Required action: Answer with a single number: how many lines in the listing below include "kWave"?

((

__device__ __forceinline__ float wave_sum(float v) {
#pragma unroll
  for (int o = kWave / 2; o > 0; o >>= 1) v += __shfl_xor(v, o, kWave);
  return v;
}

template <int GROUP>
__device__ __forceinline__ float group_sum_in_wave(float v) {
#pragma unroll
  for (int o = GROUP / 2; o > 0; o >>= 1) v += __shfl_xor(v, o, kWave);
  return v;
}

inline int ceil_div(int64_t a, int64_t b) { return static_cast<int>((a + b - 1) / b); }

template <int GROUP>
constexpr int kPlaneBlock = GROUP >= 256 ? GROUP : 256;

template <int GROUP, int V, bool VEC>
struct PlaneTile {
  static constexpr int kBlock = kPlaneBlock<GROUP>;
  static constexpr int kPlanesPerBlock = kBlock / GROUP;
  static constexpr int kCap = GROUP * V * 4;

  __device__ static __forceinline__ int64_t index(int t, int k, int j) {
    return VEC ? static_cast<int64_t>(k * GROUP + t) * 4 + j
               : static_cast<int64_t>(k * 4 + j) * GROUP + t;
  }

  __device__ static __forceinline__ void load(const float* __restrict__ p, int t, int64_t s,
                                              bool active, float (&r)[V * 4]) {
#pragma unroll
    for (int k = 0; k < V; ++k) {
      if (VEC) {
        const int64_t idx = index(t, k, 0);
        float4 v = (active && idx < s) ? *reinterpret_cast<const float4*>(p + idx)
                                       : make_float4(0, 0, 0, 0);
        r[k * 4 + 0] = v.x;
        r[k * 4 + 1] = v.y;
        r[k * 4 + 2] = v.z;
        r[k * 4 + 3] = v.w;
      } else {
#pragma unroll
        for (int j = 0; j < 4; ++j) {
          const int64_t idx = index(t, k, j);
          r[k * 4 + j] = (active && idx < s) ? p[idx] : 0.f;
        }
      }
    }
  }

  __device__ static __forceinline__ void store(float* __restrict__ p, int t, int64_t s,
                                               bool active, const float (&r)[V * 4]) {
    if (!active) return;
#pragma unroll
    for (int k = 0; k < V; ++k) {
      if (VEC) {
        const int64_t idx = index(t, k, 0);
        if (idx < s)
          *reinterpret_cast<float4*>(p + idx) =
              make_float4(r[k * 4 + 0], r[k * 4 + 1], r[k * 4 + 2], r[k * 4 + 3]);
      } else {
#pragma unroll
        for (int j = 0; j < 4; ++j) {
          const int64_t idx = index(t, k, j);
          if (idx < s) p[idx] = r[k * 4 + j];
        }
      }
    }
  }

  __device__ static __forceinline__ bool valid(int t, int k, int j, int64_t s) {
    return index(t, k, j) < s;
  }

  __device__ static __forceinline__ float reduce(float v, float* lds) {
    if (GROUP <= kWave) return group_sum_in_wave<GROUP>(v);
    v = wave_sum(v);
    const int wave = threadIdx.x / kWave;
    if ((threadIdx.x & (kWave - 1)) == 0) lds[wave] = v;
    __syncthreads();
    float total = 0.f;
#pragma unroll
    for (int w = 0; w < GROUP / kWave; ++w) total += lds[w];
    __syncthreads();
    return total;
  }
};

__device__ __forceinline__ void philox_resolve(const int64_t* __restrict__ rng, uint64_t& seed,
                                               uint64_t& offset) {
  if (rng != nullptr) {
    seed = static_cast<uint64_t>(rng[0]);
    offset += static_cast<uint64_t>(rng[1]);
  }
}

__device__ __forceinline__ float plane_dropout_scale(int64_t plane, float p, uint64_t seed,
                                                     uint64_t offset, bool dropout) {
  if (!dropout) return 1.f;
  const float u = philox_uniform(philox4x32_10(static_cast<uint64_t>(plane), offset, seed).v[0]);
  return u >= p ? 1.f / (1.f - p) : 0.f;
}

))

Exercise result: 6